Si è creata una neolingua giuridica in cui “sicurezza” significa assenza di dissenso e “violenza” è una parola che non ci piace.

Questo non è progresso, ma un’involuzione deliberata verso uno stato di polizia del pensiero, dove l’autocensura diventa il primo, istintivo meccanismo di sopravvivenza sociale.

L’agente di polizia non è più solo per strada, ma è nella tua testa, rilegge le tue bozze, ti ferma il dito un istante prima di cliccare “invia”. Perché fanno in modo che tu viva nella paura.

LA GERMANIA E LA VERITÀ IN APPALTO

Se il modello britannico è la mazza, quello tedesco è lo stiletto. Più sottile, più elegante, forse ancora più letale.

La Corte d’Appello di Berlino ha emesso una sentenza che dovrebbe far tremare le vene ai polsi di ogni cittadino europeo. Ha sancito che una piattaforma privata come LinkedIn ha il diritto di rimuovere qualsiasi contenuto che contraddica le fonti “ufficiali”, come l’OMS o gli enti governativi. Senza obbligo di verificare che il contenuto dica il vero e sia supportato da fonti e fatti.

Rileggetelo.

Senza l’obbligo di verificare che il contenuto dica il vero e sia supportato da fonti e fatti.

La verità non è più un orizzonte da raggiungere tramite il dibattito, il confronto, la dialettica scientifica o filosofica, ma è diventata un prodotto confezionato, un dogma calato dall’alto da enti la cui infallibilità è data per decreto.
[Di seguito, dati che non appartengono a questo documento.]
template <typename T, int NTHR>
__device__ __forceinline__ void finish_update_if_last(const MppiArgs<T>& args, const MppiProblem<T>& pr, int p,
                                                      int tile_m, T* scratch) {
  __shared__ int ticket_s;
  const int tid = threadIdx.x, nu = args.mlp.nu, H = pr.H;
  const int tiles = (pr.N + tile_m - 1) / tile_m;
  asm volatile("s_waitcnt vmcnt(0)" ::: "memory");
  __syncthreads();
  if (tid == 0) ticket_s = __hip_atomic_fetch_add(&args.tile_done[p], 1, __ATOMIC_RELAXED, __HIP_MEMORY_SCOPE_AGENT);
  __syncthreads();
  if (ticket_s != tiles - 1) return;
  if (tid == 0) __hip_atomic_store(&args.tile_done[p], 0, __ATOMIC_RELAXED, __HIP_MEMORY_SCOPE_AGENT);
  const T* st = args.tile_stat + 2 * (size_t)pr.tile0;
  T* sc = scratch;
  T* ss = scratch + tiles;
  T* part = ss + tiles;
  for (int i = tid; i < tiles; i += NTHR) { sc[i] = ld_agent(st + 2 * i); ss[i] = ld_agent(st + 2 * i + 1); }
  __syncthreads();
  T vmin = T(INFINITY);
  for (int i = 0; i < tiles; ++i) vmin = sc[i] < vmin ? sc[i] : vmin;
  __syncthreads();
  for (int i = tid; i < tiles; i += NTHR)
    sc[i] = (sc[i] < T(INFINITY)) ? exp(pr.neg_inv_lambda * (sc[i] - vmin)) : T(0);
  __syncthreads();
  T ssum = T(0);
  for (int i = 0; i < tiles; ++i) ssum += sc[i] * ss[i];
  const T* tp = args.tile_part + (size_t)pr.tile0 * args.hnu_stride;
  const int E = H * nu;
  for (int e0 = 0; e0 < E; e0 += NTHR) {
    const int ne = (E - e0) < NTHR ? (E - e0) : NTHR;
    const int NG = NTHR / ne;
    const int g = tid / ne, e = e0 + tid - g * ne;
    T acc = T(0);
    if (g < NG)
      for (int i = g; i < tiles; i += NG) acc += sc[i] * ld_agent(tp + (size_t)i * args.hnu_stride + e);
    __syncthreads();
    if (g < NG) part[tid] = acc;
    __syncthreads();
    if (tid < ne) {
      T tot = T(0);
      for (int k = 0; k < NG; ++k) tot += part[k * ne + tid];
      const int ee = e0 + tid, t = ee / nu, j = ee - t * nu;
      const int ts = (t + 1 < H) ? t + 1 : H - 1;
      const T a_new = args.act_in[pr.a_off + ts * nu + j] + tot / ssum;
      args.act_out[pr.a_off + ee] = a_new;
      if (t == 0) publish_u(args, p, nu, j, a_new * args.bounds[2 * nu + j]);
    }
  }
}

template <typename T, int NT, int MT, int W, typename SH = DynShape, bool WIDE = false>
__global__ __launch_bounds__(64 * W) void mppi_rollout_kernel(const MppiArgs<T> args) {
  extern __shared__ __attribute__((aligned(16))) unsigned char smem_raw[];
  T* lds = reinterpret_cast<T*>(smem_raw);
  using Net = TileNet<T, NT, MT, W, false, 0, SH, WIDE, true, true>;
  constexpr int M = 16 * MT, NTHR = 64 * W;
  constexpr int TPS = NTHR / M;
  constexpr int EPT = (16 + TPS - 1) / TPS;
  constexpr bool EXT = !SH::kStatic;
  const int tile = args.tile_order ? __builtin_amdgcn_readfirstlane(args.tile_order[blockIdx.x]) : (int)blockIdx.x;
  const int p = args.tile_prob[tile];
  const MppiProblem<T> pr = args.probs[p];
  const MlpDev<T> mlp = plan_model<SH, T>(args.mlp, [&] { return model_delta_of(args.model_delta, pr.model); });
  const TileLds L = SH::template fold_lds<T, M, W>(args.lds);
  const int tid = threadIdx.x;
  const int nx = mlp.nx, nu = mlp.nu, no = SH::kStatic ? SH::no : args.obs_dim;
  const int xs_ = L.xu_stride;
  const bool diag = args.cost_diag != 0, affine = args.cost_affine != 0;
  const int cost_stride = SH::kStatic ? cost_block_stride(SH::no, SH::nu) : args.cost_stride;
  const int lds_cost = SH::kStatic ? L.extra : args.lds_cost;
  const int lds_aseq = SH::kStatic ? round_up(L.extra + cost_stride + 3 * SH::nu, 4) : args.lds_aseq;

  const int first = (tile - pr.tile0) * M;
  const int H = pr.H, N = pr.N;

  if (W == 8) {
    if (__builtin_amdgcn_readfirstlane(threadIdx.x >> 6) < 4) __builtin_amdgcn_s_setprio(2);
    else __builtin_amdgcn_s_setprio(0);
  }
  Net net;
  net.init(mlp);
  net.pin(mlp, L, lds);

  T* aseq = lds + lds_aseq;
  T* cpar = lds + lds_cost;
  const T* Qm = cpar;
  const T* Rm = Qm + no * no;
  const T* Fm = Rm + nu * nu;
  const T* goal = Fm + no * no;
  const T* lin = goal + no;
  const T* lint = lin + no;
  const T* blo = cpar + cost_stride;
  const T* bhi = blo + nu;
  const T* bsc = bhi + nu;
  T* xu = lds + L.xu;

  tile_load_constants<T, W>(mlp, L, lds, M);
  for (int i = tid; i < cost_stride; i += NTHR)
    cpar[i] = args.costs_par[(size_t)pr.cost_idx * cost_stride + i];
  for (int i = tid; i < 3 * nu; i += NTHR) cpar[cost_stride + i] = args.bounds[i];
  for (int i = tid; i < H * nu; i += NTHR) {
    const int t = i / nu, j = i - t * nu;
    const int ts = (t + 1 < H) ? t + 1 : H - 1;
    aseq[i] = args.act_in[pr.a_off + ts * nu + j];
  }

  const int m = tid / TPS, r = tid % TPS;
  const int n = first + m;
  const bool valid = n < N;
  const T* eps_row = args.eps + pr.eps_off + (size_t)(valid ? n : 0) * H * nu;
  T* epso = args.eps_out + pr.epso_off;

  T c_part = T(0), ca_part = T(0);
  T e_next[EPT];
#pragma unroll
  for (int e = 0; e < EPT; ++e) {
    const int j = r + e * TPS;
    e_next[e] = (valid && j < nu) ? eps_row[j] : T(0);
  }
  __syncthreads();
  for (int i = tid; i < M * nx; i += NTHR) {
    const int row = i / nx, col = i - row * nx;
    xu[row * xs_ + col] = args.x0[p * nx + col];
  }
  if constexpr (Net::BIAS0_IN_K)
    for (int i = tid; i < M; i += NTHR) xu[i * xs_ + SH::k1p - 1] = T(1);

  T lo_r[EPT], hi_r[EPT], sc_r[EPT], rd_r[EPT];
  const T* eps_nx = eps_row + nu + r;
  auto actions = [&](int t) {
#pragma unroll
    for (int e = 0; e < EPT; ++e) {
      const int j = r + e * TPS;
      if (j < nu) {
        const T a = aseq[t * nu + j];
        T A = e_next[e] + a;
        A = A < lo_r[e] ? lo_r[e] : A;
        A = A > hi_r[e] ? hi_r[e] : A;
        const T ec = A - a;
        if (valid && args.write_eps_out) epso[((size_t)t * N + n) * nu + j] = ec;
        if (args.lds_eps >= 0) lds[args.lds_eps + (t * M + m) * nu + j] = ec;
        ca_part += A * ec;
        const T u = A * sc_r[e];
        xu[m * xs_ + nx + j] = u;
        if (diag) c_part += rd_r[e] * u * u;
        if constexpr (Net::PIN) {
          if (t + 1 < H && valid) e_next[e] = eps_nx[e * TPS];
        } else {
          if (t + 1 < H) e_next[e] = valid ? eps_row[(t + 1) * nu + j] : T(0);
        }
      }
    }
    if constexpr (Net::PIN) eps_nx += nu;
  };
#pragma unroll
  for (int e = 0; e < EPT; ++e) {
    const int j = r + e * TPS;
    lo_r[e] = j < nu ? blo[j] : T(0);
    hi_r[e] = j < nu ? bhi[j] : T(0);
    sc_r[e] = j < nu ? bsc[j] : T(0);
    rd_r[e] = j < nu ? Rm[j * nu + j] : T(0);
  }
  actions(0);
  __syncthreads();
  if (diag) c_part += quad_rows<T>(Qm, xu + m * xs_, goal, no, r, TPS, true);
  if (affine) {
    if (diag) c_part += affine_rows<T>(lin, xu + m * xs_, goal, no, r, TPS, T(0));
    if (r == 0) c_part += T(H) * lint[no];
  }

  AMPC_PROBE_KERNEL_BEGIN(net.probe);
  constexpr int XPT = ((WIDE ? 64 : 32) + TPS - 1) / TPS;
  T qd_r[XPT], gl_r[XPT], ql_r[XPT];
#pragma unroll
  for (int e = 0; e < XPT; ++e) {
    const int i = r + e * TPS;
    qd_r[e] = (diag && i < no) ? Qm[i * no + i] : T(0);
    gl_r[e] = i < no ? goal[i] : T(0);
    ql_r[e] = (diag && i < no) ? lin[i] : T(0);
  }
  for (int t = 0; t < H; ++t) {
    AMPC_PROBE_STEP(net.probe, t == 5);
    AMPC_MARK(0);
    if constexpr (EXT)
      if (args.n_ind) c_part += indicator_rows<T>(args.ind_tab, args.n_ind, xu + m * xs_, 1, no, r, TPS);
    if (!diag && !Probe::no_cost) {
      c_part += quad_rows<T>(Qm, xu + m * xs_, goal, no, r, TPS, false);
      c_part += quad_rows<T>(Rm, xu + m * xs_ + nx, nullptr, nu, r, TPS, false);
      if (affine) c_part += affine_rows<T>(lin, xu + m * xs_, goal, no, r, TPS, T(0));
    }
    AMPC_MARK(1);
    net.run_side(mlp, L, lds, [&] { if (t + 1 < H) actions(t + 1); });
#pragma unroll
    for (int e = 0; e < XPT; ++e) {
      const int i = r + e * TPS;
      if (i < nx) {
        const T xn = xu[m * xs_ + i] + Net::output(mlp, L, lds, m, i);
        xu[m * xs_ + i] = xn;
        if (diag && i < no && t + 1 < H) {
          const T d = xn - gl_r[e];
          c_part += (qd_r[e] * d + ql_r[e]) * d;
        }
      }
    }
    AMPC_MARK(12);
    AMPC_MARK(10);
    lds_barrier();
    AMPC_MARK(11);
  }

  AMPC_PROBE_KERNEL_END();
  T term = quad_rows<T>(Fm, xu + m * xs_, goal, no, r, TPS, diag);
  if (affine) term += affine_rows<T>(lint, xu + m * xs_, goal, no, r, TPS, lint[no + 1]);
  T c = c_part + pr.lam_over_sigma * ca_part;
  if (args.term_mode == 1) c += term;
#pragma unroll
  for (int off = TPS / 2; off > 0; off >>= 1) {
    c += __shfl_xor(c, off);
    term += __shfl_xor(term, off);
  }
  if (r == 0 && valid) {
    args.costs[pr.cost_off + n] = c;
    if (n == N - 1) args.term_last[p] = term;
  }
  if (args.lds_eps < 0) return;

  T* cred = lds + args.lds_red;
  T* sred = cred + M;
  if (r == 0) cred[m] = valid ? c : T(INFINITY);
  __syncthreads();
  T mw = cred[0];
  for (int i = 1; i < M; ++i) mw = cred[i] < mw ? cred[i] : mw;
  const bool dead_tile = !(mw < T(INFINITY));
  if (tid < M)
    sred[tid] = (first + tid < N && !dead_tile) ? exp(pr.neg_inv_lambda * (cred[tid] - mw)) : T(0);
  __syncthreads();
  const T* el = lds + args.lds_eps;
  T* tp = args.tile_part + (size_t)tile * args.hnu_stride;
  for (int e = tid; e < H * nu; e += NTHR) {
    const int t = e / nu, j = e - t * nu;
    T s = T(0);
    for (int i = 0; i < M; ++i) s += sred[i] * el[(t * M + i) * nu + j];
    tp[e] = s;
  }
  if (tid == 0) {
    T ss = T(0);
    for (int i = 0; i < M; ++i) ss += sred[i];
    args.tile_stat[2 * tile] = mw;
    args.tile_stat[2 * tile + 1] = ss;
  }
}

La piattaforma social non è più un’agorà, per quanto caotica, ma il terminale di un Ministero della Verità privatizzato in cui si può esprimere solo ciò che vuole chi comanda.

È un modo per silenziare le opposizioni e per controllare le masse.

È un’architettura di controllo straordinariamente efficiente, in cui lo Stato non si sporca le mani con la censura diretta, ma delega il lavoro sporco a entità private che, in nome della “sicurezza” e delle “linee guida della community”, diventano i gendarmi de facto del discorso pubblico, erodendo lo spazio del dibattito legittimo fino a farlo coincidere con il perimetro del dogma ufficiale.

Un professore universitario, un medico con decenni di esperienza, un premio Nobel possono essere silenziati da un algoritmo addestrato a riconoscere una sola verità, cioè quella governativa.

E se, per ora, queste censure naziste sono problemi solo degli inglesi e dei tedeschi, non dimentichiamoci che le medesime censure le abbiamo già vissute anche noi durante la pandemia, quando sono stati cancellati post di premi Nobel, docenti universitari di medicina e di virologia, perché non erano allineati al pensiero unico.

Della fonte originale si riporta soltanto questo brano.